Para o relator, as alterações sugeridas pelos deputados foram necessárias a fim de ampliar o alcance da legislação. A seu ver, a nova “roupagem” do conceito foi criteriosa e acertada. Quanto ao ajuste da pena, ele considerou que foi também adequada, já que o delito se caracteriza como um “crime-meio” destinado à prática de outros e será punível com ou sem a consumação dos demais.
Consenso
O relator observou que muitas vezes se perde a oportunidade de renovar a legislação penal devido ao desencontro de opiniões entre as instituições que integram o sistema de Justiça Criminal. Para ele, porém, no caso houve amplo debate na Câmara, com total convergência entre as partes ouvidas - Magistratura, Ministério Público e Defensoria Pública, além da Polícia Federal e a Civil, mais o Ministério da Justiça.
Assim, diante do “meritório consenso”, Braga preferiu manter integralmente o texto do substitutivo, sugerindo apenas uma emenda de redação para evitar qualquer tipo de "abuso" quanto ao acesso a dados dos investigados protegidos por sigilo mantidos em bases da Justiça Eleitoral, empresas telefônicas, instituições financeiras, administradoras de cartões e provedores de internet.
Para deixar mais claro o alcance da proteção, ele sugeriu incluir na redação do artigo 15 os termos “apenas” e “exclusivamente”. Assim, fica assegurado que delegados e Ministério Público terão acesso, independente de autorização judicial, “apenas” aos dados cadastrais que informem “exclusivamente” a qualificação pessoal, a filiação e endereço, como já previsto em lei aprovada no ano passado (Lei 12.683) para tornar mais eficiente o combate à lavagem de dinheiro. Já extratos bancários e de contas telefônicas, por exemplo, sempre dependerão de autorização judicial.

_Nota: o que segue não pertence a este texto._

# Malfoy/Brisk

Hardware: AMD Instinct MI355X
Metric: distinct k-mers indexed/sec (k=63,m=21) (higher is better)
Workload: dtype u64; 1 GPU; 1x MI355X: 50M synthetic 150 bp reads per GPU, k=63 m=21 b=14, uint8 counts, 15x coverage; reads_per_gpu=50000000, total_reads=50000000, part_bits=24, genome_len=500000000, parallelism=single GPU

## Files before the change

### brisk_amd/csrc/brisk_scan.hip

```cpp
__global__ void __launch_bounds__(256) k_pack_ascii(const uint8_t* __restrict__ bases, u64 n_bases, u32* __restrict__ packed, u64 n_words) {
    const u64 w = (u64)blockIdx.x * blockDim.x + threadIdx.x;
    if (w >= n_words) return;
    const u64 base = w * 16;
    u32 v = 0;
    if (base + 16 <= n_bases && ((uintptr_t)(bases + base) & 15) == 0) {
        const uint4 q = *reinterpret_cast<const uint4*>(bases + base);
        const u32 ws[4] = {q.x, q.y, q.z, q.w};
#pragma unroll
        for (int i = 0; i < 4; i++) {
#pragma unroll
            for (int j = 0; j < 4; j++) v = (v << 2) | ((ws[i] >> (8 * j + 1)) & 3u);
        }
    } else {
        for (int i = 0; i < 16; i++) {
            const u64 p = base + i;
            const u32 c = p < n_bases ? ((bases[p] >> 1) & 3u) : 0u;
            v = (v << 2) | c;
        }
    }
    packed[w] = v;
}

__device__ __forceinline__ u64 sm_mix(u64 z) {
    z = (z ^ (z >> 30)) * 0xBF58476D1CE4E5B9ull;
// ... 117 lines not shown
                s.rev = c != fwd;
            } else if (d == s.pos) {
                if (canon < 0) {
                    const u64 hi = K > 32 ? load_nts(packed, q, K - 32) : 0;
                    canon = canonized_as_executed(mk128(low, hi), K) ? 1 : 0;
                }
                if (!canon) {
                    s.pos = d;
                    s.mini = c;
                    s.rev = false;
                }
            }
        }
    }
    return s;
}

template <bool CLS>
__device__ __forceinline__ u32 superkmer_pieces(const BriskParams& P, u32 n, u32 idx_end) {
    return (CLS ? P.cls_bits : 0u) ? cls_of(P, idx_end) - cls_of(P, idx_end - (n - 1)) + 1 : 1u;
}

__device__ __forceinline__ W4 x_shr(W4 a, u32 s) { return w4_shr(a, s); }
__device__ __forceinline__ W4 x_shl(W4 a, u32 s) { return w4_shl(a, s); }
__device__ __forceinline__ W4 x_and(W4 a, W4 b) { return w4_and(a, b); }
__device__ __forceinline__ W4 x_andn(W4 a, W4 b) { return w4_andn(a, b); }
__device__ __forceinline__ W4 x_or(W4 a, W4 b) { return w4_or(a, b); }
__device__ __forceinline__ W4 x_xor(W4 a, W4 b) { return W4{a.w0 ^ b.w0, a.w1 ^ b.w1, a.w2 ^ b.w2, a.w3 ^ b.w3}; }
__device__ __forceinline__ W4 x_rc(W4 a, u32 len) { return w4_rc(a, len); }
__device__ __forceinline__ u64 x_w0(W4 a) { return a.w0; }
__device__ __forceinline__ u64 x_word(W4 a, u32 i) { return i == 0 ? a.w0 : i == 1 ? a.w1 : i == 2 ? a.w2 : a.w3; }
__device__ __forceinline__ u128x x_shr(u128x a, u32 s) { return shr128(a, s); }
__device__ __forceinline__ u128x x_shl(u128x a, u32 s) { return shl128(a, s); }
__device__ __forceinline__ u128x x_and(u128x a, u128x b) { return and128(a, b); }
__device__ __forceinline__ u128x x_andn(u128x a, u128x b) { return andn128(a, b); }
__device__ __forceinline__ u128x x_or(u128x a, u128x b) { return or128(a, b); }
__device__ __forceinline__ u128x x_xor(u128x a, u128x b) { return u128x{a.lo ^ b.lo, a.hi ^ b.hi}; }
__device__ __forceinline__ u128x x_rc(u128x a, u32 len) {
    const u64 c = 0xaaaaaaaaaaaaaaaaull;
    return shr128(u128x{rev_nts64(a.hi ^ c), rev_nts64(a.lo ^ c)}, 128 - 2 * len);
}
__device__ __forceinline__ u64 x_w0(u128x a) { return a.lo; }
__device__ __forceinline__ u64 x_word(u128x a, u32 i) { return i == 0 ? a.lo : i == 1 ? a.hi : 0ull; }
template <class T> __device__ __forceinline__ T x_mask(u32 bits);
template <> __device__ __forceinline__ W4 x_mask<W4>(u32 bits) { return w4_mask(bits); }
template <> __device__ __forceinline__ u128x x_mask<u128x>(u32 bits) { return mask128(bits); }
template <class T> __device__ __forceinline__ T x_from64(u64 v);
template <> __device__ __forceinline__ W4 x_from64<W4>(u64 v) { return W4{v, 0, 0, 0}; }
template <> __device__ __forceinline__ u128x x_from64<u128x>(u64 v) { return u128x{v, 0}; }
template <class T> __device__ __forceinline__ T x_load(const u32* __restrict__ packed, u64 q, u32 len);
template <> __device__ __forceinline__ W4 x_load<W4>(const u32* __restrict__ packed, u64 q, u32 len) { return load_span(packed, q, len); }
template <> __device__ __forceinline__ u128x x_load<u128x>(const u32* __restrict__ packed, u64 q, u32 len) {
    const u32 c = len >= 32 ? 32 : len;
    u128x r{load_nts(packed, q + len - c, c), 0};
    if (len > 32) r.hi = load_nts(packed, q, len - 32);
    return r;
}

template <bool CLS, class T, bool POS = false>
__device__ __forceinline__ void emit_record_wide(const BriskParams& P, const u32* __restrict__ packed, u64 q0, u32 p0, u32 n, bool rev,
                                                 u32 idx_end, const ScanOut& out, u32 tag, u64 ret, unsigned long long slot) {
    const u32 L = P.k + n - 1;
    T S = x_load<T>(packed, q0 + p0, L);
    if (rev) S = x_rc(S, L);
    const u64 mm = x_w0(x_shr(S, 2 * idx_end)) & P.m_mask;
    const u64 h = mix2m(mm, P.m_mask);
    const u32 rbase = routing_base(P, h);
    S = x_xor(S, x_shl(x_from64<T>(mm ^ h), 2 * idx_end));
    const u32 cut = idx_end + P.suff_reduc;
    const T lowm = x_mask<T>(2 * cut);
    const T C = x_or(x_andn(x_shr(S, 2 * P.b), lowm), x_and(S, lowm));
    const u32 idx_first = idx_end - (n - 1);

    for (u32 j0 = 0; j0 < n;) {
        u32 j1 = n, bucket = rbase;
        if ((CLS ? P.cls_bits : 0u)) {
            const u32 c = cls_of(P, idx_first + j0);
            if (c + 1 < (1u << (CLS ? P.cls_bits : 0u))) j1 = min(n, (c + 1) * P.cls_width - idx_first);
            bucket = (rbase << (CLS ? P.cls_bits : 0u)) | c;
        }
        const u32 np = j1 - j0;
        T Cp = C;
        if (np != n) Cp = x_and(x_shr(C, 2 * (n - j1)), x_mask<T>(2 * (P.kb + np - 1)));
        u64* r;
        if (out.bins) {
            const u32 part = bucket >> P.shift;
#ifdef SCAN_ATTR_NOATOMIC
            const u32 rank = (part * 7u + (threadIdx.x & 63)) % out.bin_cap;
#else
            const u32 rank = (u32)atomicAdd(&out.hist[part], 1ull | ((unsigned long long)np << 32));
#endif
            if (rank < out.bin_cap) {
                r = out.bins + ((u64)part * out.bin_cap + rank) * P.stride;
                if (POS) {
                    const u64 ti = (u64)part * out.bin_cap + rank;
                    out.tag[ti] = (u32)ti;
                    out.ret[ti] = ret;
                } else if (out.tag) out.tag[(u64)part * out.bin_cap + rank] = tag;
            } else {
                const u32 reg = part & (OVF_REGIONS - 1);
                const u32 at = atomicAdd(&out.ovf_cnt[reg], 1u);
                if (at >= out.ovf_region_cap) {
                    *out.overflow = 1;
                    return;
                }
                const u64 o = (u64)reg * out.ovf_region_cap + at;
                r = out.ovf + o * P.stride;
                if (POS) {
                    const u64 ti = ((u64)out.bin_cap << P.part_bits) + o;
                    out.tag[ti] = (u32)ti;
                    out.ret[ti] = ret;
                } else if (out.tag) out.tag[((u64)out.bin_cap << P.part_bits) + o] = tag;
            }
        } else {
            r = out.rec + slot * P.stride;
        }
#ifdef SCAN_ATTR_NOSTORE
        if ((x_word(Cp, 0) ^ x_word(Cp, 1)) == 0x123456789abcdefull)
#endif
        {
            r[0] = x_word(Cp, 0);
            if (P.nw > 1) r[1] = x_word(Cp, 1);
            if (P.nw > 2) r[2] = x_word(Cp, 2);
            if (P.nw > 3) r[3] = x_word(Cp, 3);
            r[P.nw] = rec_header(bucket, np, idx_first + j0 + P.suff_reduc);
        }
        if (!out.bins) {
            if (out.tag) out.tag[slot] = tag;
            if (out.ret) out.ret[slot] = ret;
            if (out.hist) atomicAdd(&out.hist[bucket >> P.shift], 1ull | ((unsigned long long)np << 32));
        }
        slot++;
        j0 = j1;
    }
}
#ifndef EMIT_SMALL
#define EMIT_SMALL 1
#endif
template <bool CLS, bool POS = false>
__device__ void emit_record_at(const BriskParams& P, const u32* __restrict__ packed, u64 q0, u32 p0, u32 n, bool rev,
                               u32 idx_end, const ScanOut& out, u32 tag, u64 ret, unsigned long long slot) {
    if (!out.bins && slot + superkmer_pieces<CLS>(P, n, idx_end) > out.cap) {
        *out.overflow = 1;
        return;
    }
    if (EMIT_SMALL && 2 * P.k - P.m <= 64) emit_record_wide<CLS, u128x, POS>(P, packed, q0, p0, n, rev, idx_end, out, tag, ret, slot);
    else emit_record_wide<CLS, W4, POS>(P, packed, q0, p0, n, rev, idx_end, out, tag, ret, slot);
}
__device__ void emit_record(const BriskParams& P, const u32* __restrict__ packed, u64 q0, u32 p0, u32 n, bool rev,
                            u32 idx_end, const ScanOut& out, u32 tag, u64 ret = 0) {
    emit_record_at<true>(P, packed, q0, p0, n, rev, idx_end, out, tag, ret, atomicAdd(out.n_rec, (unsigned long long)superkmer_pieces<true>(P, n, idx_end)));
}

__global__ void __launch_bounds__(SCAN_BLOCK) k_scan(BriskParams P, const u32* __restrict__ packed, const u64* __restrict__ starts,
                                                     u64 n_reads, const double* __restrict__ g_coef, ScanOut out, int query_mode) {
    __shared__ double s_coef[128];
    for (u32 i = threadIdx.x; i < 4 * P.m; i += blockDim.x) s_coef[i] = g_coef[i];
    __syncthreads();
    const u64 r = (u64)blockIdx.x * blockDim.x + threadIdx.x;
    if (r >= n_reads) return;
    const u64 q0 = starts[r];
    const u64 len = starts[r + 1] - q0;
    const u32 k = P.k, m = P.m, w = P.w;
    if (len < k) return;
    const u64 M = P.m_mask;

    u64 cf = 0, cr = 0;
    for (u32 i = 0; i < m; i++) {
        const u32 c = nt_at(packed, q0 + k - m - 1 + i);
        cf = ((cf << 2) + c) & (M >> 2);
        cr = (cr >> 2) + ((u64)(c ^ 2u) << (2 * m - 2));
    }
    MiniState st = rescan_minimizer(packed, q0, k - 1, m, M, s_coef);
    u64 mini_hash = order_key(st.mini, m, M, s_coef);
    u32 mini_pos = st.pos;
    bool reversed = st.rev;
    u64 mini = st.mini;

    const u32 nk = (u32)(len - k + 1);
    u32 n = 0, p0 = 0, first_idx = 0, last_idx = 0, n_emitted = 0;
    for (u32 p = 0; p < nk; p++) {
        const u32 c = nt_at(packed, q0 + k - 1 + p);
        cf = ((cf << 2) + c) & M;
        cr = (cr >> 2) + ((u64)(c ^ 2u) << (2 * m - 2));
        mini_pos++;
        const u64 cand = cf < cr ? cf : cr;
        const u64 h = order_key(cand, m, M, s_coef);
        bool closed = false;
        const bool old_rev = reversed;
        u64 ret = 0;
        if (mini_pos > w) {
            closed = true;
            ret = mini;
            st = rescan_minimizer(packed, q0 + p, k, m, M, s_coef);
            mini = st.mini;
            mini_pos = st.pos;
            reversed = st.rev;
            mini_hash = order_key(mini, m, M, s_coef);
        } else if (h < mini_hash) {
            closed = true;
            ret = mini;
            mini_hash = h;
            mini_pos = 0;
            mini = cand;
            reversed = cand == cr;
        }
        const u32 idx = reversed ? w - mini_pos : mini_pos;
        if (closed && p > 0) {
            if (query_mode && n_emitted > 0 && ret == 0) return;
            emit_record(P, packed, q0, p0, n, old_rev, old_rev ? first_idx : last_idx, out, out.ret ? p0 : (u32)r, ret);
            n_emitted++;
            n = 0;
        }
        if (n == 0) {
            p0 = p;
            first_idx = idx;
        }
        last_idx = idx;
        n++;
    }
    if (n > 0) {
        if (query_mode && n_emitted > 0 && mini == 0) return;
        emit_record(P, packed, q0, p0, n, reversed, reversed ? first_idx : last_idx, out, out.ret ? p0 : (u32)r, mini);
    }
}

__device__ __forceinline__ unsigned long long lanes_below(u32 lane) { return (1ull << lane) - 1; }

#ifndef CLS_W
#define CLS_W 5
#endif
__host__ __device__ constexpr u32 cls_nch(u32 m) { return (m + CLS_W - 1) / CLS_W; }
__host__ __device__ constexpr u32 cls_width(u32 m, u32 c) {
    return m / cls_nch(m) + (c < m % cls_nch(m) ? 1u : 0u);
}
__host__ __device__ constexpr u32 cls_off(u32 m, u32 c) {
    u32 o = 0;
    for (u32 j = 0; j < c; j++) o += cls_width(m, j);
    return o;
}
__host__ __device__ constexpr u32 cls_base(u32 m, u32 c) {
    u32 b = 0;
    for (u32 j = 0; j < c; j++) b += 1u << (2 * cls_width(m, j));
    return b;
}
#define CLS_MAX_CHUNKS 8

struct ScanCfg {
    u32 nlow;
    u32 nlow1;
    u32 nch;
    u32 qcap;
    u32 n_tab;
    u32 chunk[CLS_MAX_CHUNKS];
};
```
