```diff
@@ -508,7 +515,7 @@
       }
       if constexpr (PG) {
         Pg[i] = x;
-      } else {
+      } else if constexpr (!PIPE) {
         p[r] = x;
       }
       if constexpr (UREG) u[r] = w[r];
@@ -516,9 +523,18 @@
     }
 #ifdef ED_P4_NOBETA
     __syncthreads();
-    const double bn = 1.0 + bp * 1e-300;
+    const double bsq = 1.0 + bp * 1e-300;
 #else
-    const double bn = sqrt(pblock_sum<NT, false>(bp, ws2));
+    const double bsq = pblock_sum<NT, false>(bp, ws2);
+#endif
+    if constexpr (PIPE) {
+      gather(0, gu, gd, go);
+      __builtin_amdgcn_sched_barrier(0);
+    }
+#ifdef ED_P4_NOBETA
+    const double bn = bsq;
+#else
+    const double bn = sqrt(bsq);
 #endif
     if (tid == 0) {
       alpha_out[it] = alpha;
```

Ainda pelo texto, poderá ser punida a recusa ou omissão no envio de informações cadastrais à autoridade. A Câmara ajustou a pena para reclusão, de seis meses a dois anos, além de retirar da redação do tipo o termo “retardar”, buscando evitar o risco de punição por mero atraso no envio.
Tramitação
A matéria ficou três anos em exame na Câmara e, após seu retorno ao Senado, foi despachada para a CCJ. Essa será a única comissão de exame do substitutivo. Depois da votação, o texto seguirá ao Plenário, para decisão final. Se aprovada, irá a sanção.
Nessa fase de revisão, o Senado já não poderá sugerir novas mudanças de conteúdo ao texto, só restando aceitar ou rejeitar as modificações sugeridas pela Câmara.